Und so scheint das Merkel-Prinzip aufzugehen, dass der Pragmatismus der Union, wenn es auf die Regierungsbildung zugeht, am Ende stärker ist als jede Richtungsdebatte.
Ein kompliziertes Unterfangen
Gemeinsam wollen die Flügel der Union nun jedoch noch genauer darauf achten, dass bei den Verhandlungen mit FDP und Grünen die eigenen Inhalte ihren Weg in den Koalitionsvertrag finden. Wieder preschte die CSU bereits am Sonntagabend vor. Generalsekretär Scheuer betonte, in den Sondierungsgesprächen zwischen Union, FDP und Grünen müsse das Ziel sein, „die Maximalabdeckung des Bürgerlichen in den Themen zu erreichen“. Man müsse den Bürgern die richtigen Antworten geben – „gemäß unserer Position Mitte/Mitte-rechts“, mahnte der CSU-Politiker.
Ein nicht ganz unkompliziertes Unterfangen, schließlich haben auch die Partner der potenziellen Jamaika-Koalition bei der Niedersachsen-Wahl Stimmen verloren. Und auch die Grünen und die FDP wollen nun noch mehr darauf achten, bei den Verhandlungen nicht unter die Räder zu geraten.

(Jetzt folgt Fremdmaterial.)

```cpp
int net_bind_arena(boa_net* net) {
    boa_ctx* c = net->ctx;
    if (net->act_slots.empty()) return BOA_OK;
    if (c->act_bytes < net->act_need) {
        BOA_HIP_TRY(hipStreamSynchronize(c->stream));
        if (c->act_arena) hipFree(c->act_arena);
        c->act_arena = nullptr;
        c->act_bytes = 0;
        BOA_TRY(boa_malloc_raw(c, net->act_need, &c->act_arena));
        c->act_bytes = net->act_need;
        c->act_gen++;
    }
    if (net->act_gen_seen != c->act_gen) {
        for (auto& sl : net->act_slots) *sl.where = (unsigned char*)c->act_arena + sl.offset;
        net->act_gen_seen = c->act_gen;
    }
    return BOA_OK;
}

static bool desc_ok(const boa_net_desc* d) {
    if (!d || d->n_stages < 2 || d->n_stages > BOA_MAX_STAGES || d->in_channels < 1 || d->num_classes < 1) return false;
    for (int s = 0; s < d->n_stages; ++s) {
        if (d->features[s] <= 0 || d->n_conv_enc[s] < 1) return false;
        for (int a = 0; a < 3; ++a)
            if ((d->kernel[s][a] != 1 && d->kernel[s][a] != 3) || d->stride[s][a] < 1 || d->stride[s][a] > 2) return false;
    }
    for (int s = 0; s < d->n_stages - 1; ++s)
        if (d->n_conv_dec[s] < 1) return false;
    return true;
}

extern "C" size_t boa_net_weight_count(const boa_net_desc* d) {
    if (!desc_ok(d)) return 0;
    size_t n = 0;
    int cin = d->in_channels;
    for (int s = 0; s < d->n_stages; ++s) {
        int taps = d->kernel[s][0] * d->kernel[s][1] * d->kernel[s][2];
        for (int i = 0; i < d->n_conv_enc[s]; ++i) {
            n += (size_t)d->features[s] * cin * taps + 3 * (size_t)d->features[s];
            cin = d->features[s];
// ... 31 lines not shown
        int p = (k[a] - 1) / 2;
        dout[a] = (din[a] + 2 * p - k[a]) / s[a] + 1;
    }
    L.g.Do = dout[0]; L.g.Ho = dout[1]; L.g.Wo = dout[2];
    const int taps = k[0] * k[1] * k[2];
    L.w_elems = (size_t)cout * (cin0 + cin1) * taps;
    const int gran = in_granule(net->mode);
    if (gran == 0) {
        BOA_REQUIRE(cout % 32 == 0, "conv %d+%d -> %d: Cout must be a multiple of 32", cin0, cin1, cout);
    } else if (first) {
        BOA_REQUIRE(s[0] == 1 && s[1] == 1 && s[2] == 1, "first conv must have stride 1");
        BOA_REQUIRE(cout % 32 == 0 && cin0 >= 1 && cin0 <= 4, "first conv %d -> %d unsupported", cin0, cout);
        L.nblk = conv_first_nblk(dout, net->ctx->cu_count);
    } else {
        BOA_REQUIRE((cin0 % gran) == 0 && (cin1 % gran) == 0 && (cout % 32) == 0,
                    "conv %d+%d -> %d: channel counts must be multiples of %d (in) / 32 (out)", cin0, cin1, cout, gran);
        ConvGeom gref = L.g;
        gref.N = TILE_REF_BATCH;
        BOA_REQUIRE(choose_conv_tile(gref, net->ctx->cu_count, &L.t, gran == 8), "no tile configuration fits conv %dx%dx%d k=%dx%dx%d",
                    din[0], din[1], din[2], k[0], k[1], k[2]);
        L.nblk = conv_nblk(L.t, net->ctx->cu_count, cout);
    }
    const ActLayout lay = act_layout(net->mode, cout);
    BOA_TRY(net_alloc_act(net, N * lay.bytes((size_t)dout[0] * dout[1] * dout[2]), &L.act));
    if (gran) {
        BOA_TRY(net_alloc(net, (size_t)N * cout * 2 * L.nblk * sizeof(float), (void**)&L.partials));
        BOA_HIP_TRY(hipMemsetAsync(L.partials, 0, (size_t)N * cout * 2 * L.nblk * sizeof(float), net->ctx->stream));
    }
    BOA_TRY(net_alloc(net, (size_t)N * cout * 2 * sizeof(float), (void**)&L.ss));
    if (lay.esz == 2)
        BOA_TRY(net_alloc(net, (size_t)N * cout * sizeof(unsigned), (void**)&L.ss16));
    return BOA_OK;
}

template <typename F>
static void for_each_weight_piece(boa_net* net, F&& f) {
    auto conv = [&](ConvLayer& L) {
        const int cin = L.Cin0 + L.Cin1, cout = L.g.Cout;
        const Piece w = conv_weight_piece(net->mode, L.first);
        f(w, &L, nullptr, w == Piece::ConvWX3   ? conv_wpk_halves_x3(cin, cout, L.g.k) * sizeof(__half)
                          : w == Piece::ConvW16 ? conv_wpk_halves(cin, cout, L.g.k) * sizeof(__half)
                                                : L.w_elems * sizeof(float));
        f(Piece::Bias, &L, nullptr, cout * sizeof(float));
        f(Piece::Gamma, &L, nullptr, cout * sizeof(float));
        f(Piece::Beta, &L, nullptr, cout * sizeof(float));
    };
    for (auto& st : net->enc)
// ... 211 lines not shown
    net->up.resize(d.n_stages - 1);
    net->dec.resize(d.n_stages - 1);
    for (int k = 0; k < d.n_stages - 1; ++k) {
        int sb = d.n_stages - 1 - k;
        UpLayer& U = net->up[k];
        U.Cin = d.features[sb];
        U.Cout = d.features[sb - 1];
        for (int a = 0; a < 3; ++a) {
            U.s[a] = d.stride[sb][a];
            U.din[a] = net->dims[sb][a];
        }
        int dup[3] = {U.din[0] * U.s[0], U.din[1] * U.s[1], U.din[2] * U.s[2]};
        for (int a = 0; a < 3; ++a)
            if (dup[a] != net->dims[sb - 1][a]) {
                boa_set_error("decoder %d: upsampled dim %d (%d) != skip dim (%d); patch not divisible by strides", k, a,
                              dup[a], net->dims[sb - 1][a]);
                return fail(BOA_EINVAL);
            }
        const int gran = in_granule(net->mode);
        if ((gran && U.Cin % gran) || U.Cout % 32) {
            boa_set_error("transposed conv %d -> %d: unsupported channel counts", U.Cin, U.Cout);
            return fail(BOA_EINVAL);
        }
        if ((rc = net_alloc_act(net, max_batch * act_layout(net->mode, U.Cout).bytes((size_t)dup[0] * dup[1] * dup[2]), &U.act)))
            return fail(rc);
        net->dec[k].resize(d.n_conv_dec[k]);
        int one[3] = {1, 1, 1};
        for (int i = 0; i < d.n_conv_dec[k]; ++i) {
            int c0 = U.Cout, c1 = (i == 0) ? U.Cout : 0;
            rc = setup_conv(net, net->dec[k][i], max_batch, dup, c0, c1, U.Cout, d.kernel[sb - 1], one, false);
            if (rc) return fail(rc);
        }
    }
    if ((rc = net_alloc(net, (size_t)max_batch * 3 * sizeof(int), (void**)&net->dev_origins))) return fail(rc);
    if (net->mode == NetMode::F32Ref) {
        if ((rc = net_alloc_act(net, (size_t)max_batch * d.in_channels * d.patch[0] * d.patch[1] * d.patch[2] * sizeof(float),
                                (void**)&net->tiles32)))
            return fail(rc);
    } else {
        int PD[3];
        conv_first_padded_dims(d.patch, d.kernel[0], PD);
        if ((rc = net_alloc_act(net, (size_t)max_batch * d.in_channels * PD[0] * PD[1] * PD[2] * sizeof(float),
                                (void**)&net->first_padded)))
            return fail(rc);
    }
    if ((rc = net_bind_arena(net))) return fail(rc);
    if (host_weights) {
        rc = boa_net_load_weights(net, host_weights, n_floats);
        if (rc) return fail(rc);
    }
    *out = net;
    return BOA_OK;
}


struct Fwd {
    const float* volume;
    const int* V;
    const int* vol_off;
    int N, flip_mask;
};

struct LayerProf {
    boa_ctx* c;
    int N;
    const char* tag;
// ... 228 lines not shown
        const bool last = k + 1 == combos.size();
        for (int i = 0; i < nb; ++i) {
            BOA_TRY(net_head(net, i, d.patch, 0, net->mirror_tmp + (size_t)i * per, nullptr, nullptr, nullptr, nullptr, nullptr));
            BOA_TRY(launch_flip_accumulate(net->ctx, net->mirror_tmp + (size_t)i * per, net->mirror_sum + (size_t)i * per, d.num_classes,
                                           d.patch, flip, k > 0, last ? (float)combos.size() : 1.0f));
        }
    }
    return BOA_OK;
}

extern "C" int boa_net_set_mirroring(boa_net* net, int axes_mask) {
    BOA_REQUIRE(net && axes_mask >= 0 && axes_mask < 8, "boa_net_set_mirroring: axes mask %d", axes_mask);
    net->mirror_mask = axes_mask;
    return BOA_OK;
}

extern "C" int boa_net_forward(boa_net* net, const float* dev_volume, const int V[3], const int* host_origins,
                               int n_tiles, float* dev_logits_out) {
    BOA_REQUIRE(net && dev_volume && V && host_origins && dev_logits_out, "boa_net_forward: NULL argument");
    BOA_TRY(net_bind_arena(net));
    const boa_net_desc& d = net->d;
    const size_t pv = (size_t)d.patch[0] * d.patch[1] * d.patch[2];
    const int zero[3] = {0, 0, 0};
    for (int t0 = 0; t0 < n_tiles; t0 += net->maxN) {
        int nb = std::min(net->maxN, n_tiles - t0);
        if (net->mirror_mask) {
            BOA_TRY(net_mirrored_logits(net, dev_volume, V, zero, host_origins + (size_t)t0 * 3, nb));
            BOA_HIP_TRY(hipMemcpyAsync(dev_logits_out + (size_t)t0 * d.num_classes * pv, net->mirror_sum,
                                       (size_t)nb * d.num_classes * pv * sizeof(float), hipMemcpyDeviceToDevice, net->ctx->stream));
            net->ctx->prof_break = true;
            continue;
        }
        BOA_TRY(net_forward_stack(net, dev_volume, V, zero, host_origins + (size_t)t0 * 3, nb));
        for (int i = 0; i < nb; ++i)
            BOA_TRY(net_head(net, i, d.patch, 0, dev_logits_out + (size_t)(t0 + i) * d.num_classes * pv, nullptr, nullptr, nullptr,
                             nullptr, nullptr));
    }
    return BOA_OK;
}

int check_padded(const boa_net* net, const int V[3], const int PV[3], const int off[3], const char* who) {
    for (int a = 0; a < 3; ++a)
        BOA_REQUIRE(PV[a] >= net->d.patch[a] && off[a] >= 0 && off[a] + V[a] <= PV[a],
                    "%s: padded dim %d (%d) must cover patch (%d) and volume (%d at %d)", who, a, PV[a], net->d.patch[a], V[a], off[a]);
    return BOA_OK;
}

extern "C" int boa_net_predict_sliding_window(boa_net* net, const float* dev_volume, const int V[3], const int PV[3],
                                              const int* vol_off, const int* host_origins, int n_tiles,
                                              const uint16_t* dev_gauss, uint16_t* dev_acc, uint16_t* dev_n) {
    BOA_REQUIRE(net && dev_volume && V && PV && host_origins && dev_acc && dev_n,
                "boa_net_predict_sliding_window: NULL argument");
    BOA_TRY(net_bind_arena(net));
    const boa_net_desc& d = net->d;
    const int zero[3] = {0, 0, 0};
    const int* off = vol_off ? vol_off : zero;
    BOA_TRY(check_padded(net, V, PV, off, "sliding window"));
    const size_t pv = (size_t)d.patch[0] * d.patch[1] * d.patch[2];
    for (int t0 = 0; t0 < n_tiles; t0 += net->maxN) {
        int nb = std::min(net->maxN, n_tiles - t0);
        if (net->mirror_mask) {
            BOA_TRY(net_mirrored_logits(net, dev_volume, V, off, host_origins + (size_t)t0 * 3, nb));
            for (int i = 0; i < nb; ++i)
                BOA_TRY(boa_accumulate_tile(net->ctx, net->mirror_sum + (size_t)i * d.num_classes * pv, dev_gauss, dev_acc, dev_n,
                                            d.num_classes, d.patch, PV, host_origins + (size_t)(t0 + i) * 3));
            continue;
        }
        BOA_TRY(net_forward_stack(net, dev_volume, V, off, host_origins + (size_t)t0 * 3, nb));
        for (int i = 0; i < nb; ++i) {
            const int* st = host_origins + (size_t)(t0 + i) * 3;
            BOA_TRY(net_head(net, i, d.patch, 0, nullptr, dev_gauss, dev_acc, dev_n, PV, st));
        }
    }
    return BOA_OK;
}
```

body-and-organ-analysis_amd/csrc/net_stash.hip:

```cpp
#include <stdlib.h>

#include <memory>

#include "net.h"
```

Wie schwer das werden dürfte, zeigt ein Blick auf die umstrittenen Themen der Koalition. Da wäre zunächst das Thema Verkehr, bei dem die Grünen das Ende des Verbrennungsmotors festlegen, Union und FDP aber auf keinen Fall so harte Einschnitte akzeptieren wollen.
Auch bei der Landwirtschaft wollen die Grünen eine Wende zu einer stärker ökologischen Produktion schaffen, während Union und FDP einen wirtschaftsfreundlicheren Kurs fahren. Und dann wäre da noch das große Thema Flüchtlingspolitik. Die Frage etwa, ob die Länder Nordafrikas zu sicheren Herkunftsländern erklärt werden sollen, spaltet die Parteien schon vor den Verhandlungen. Alle Partner werden sich bewegen müssen.
Leichter ist das nach dieser Wahl in Niedersachsen für niemanden geworden.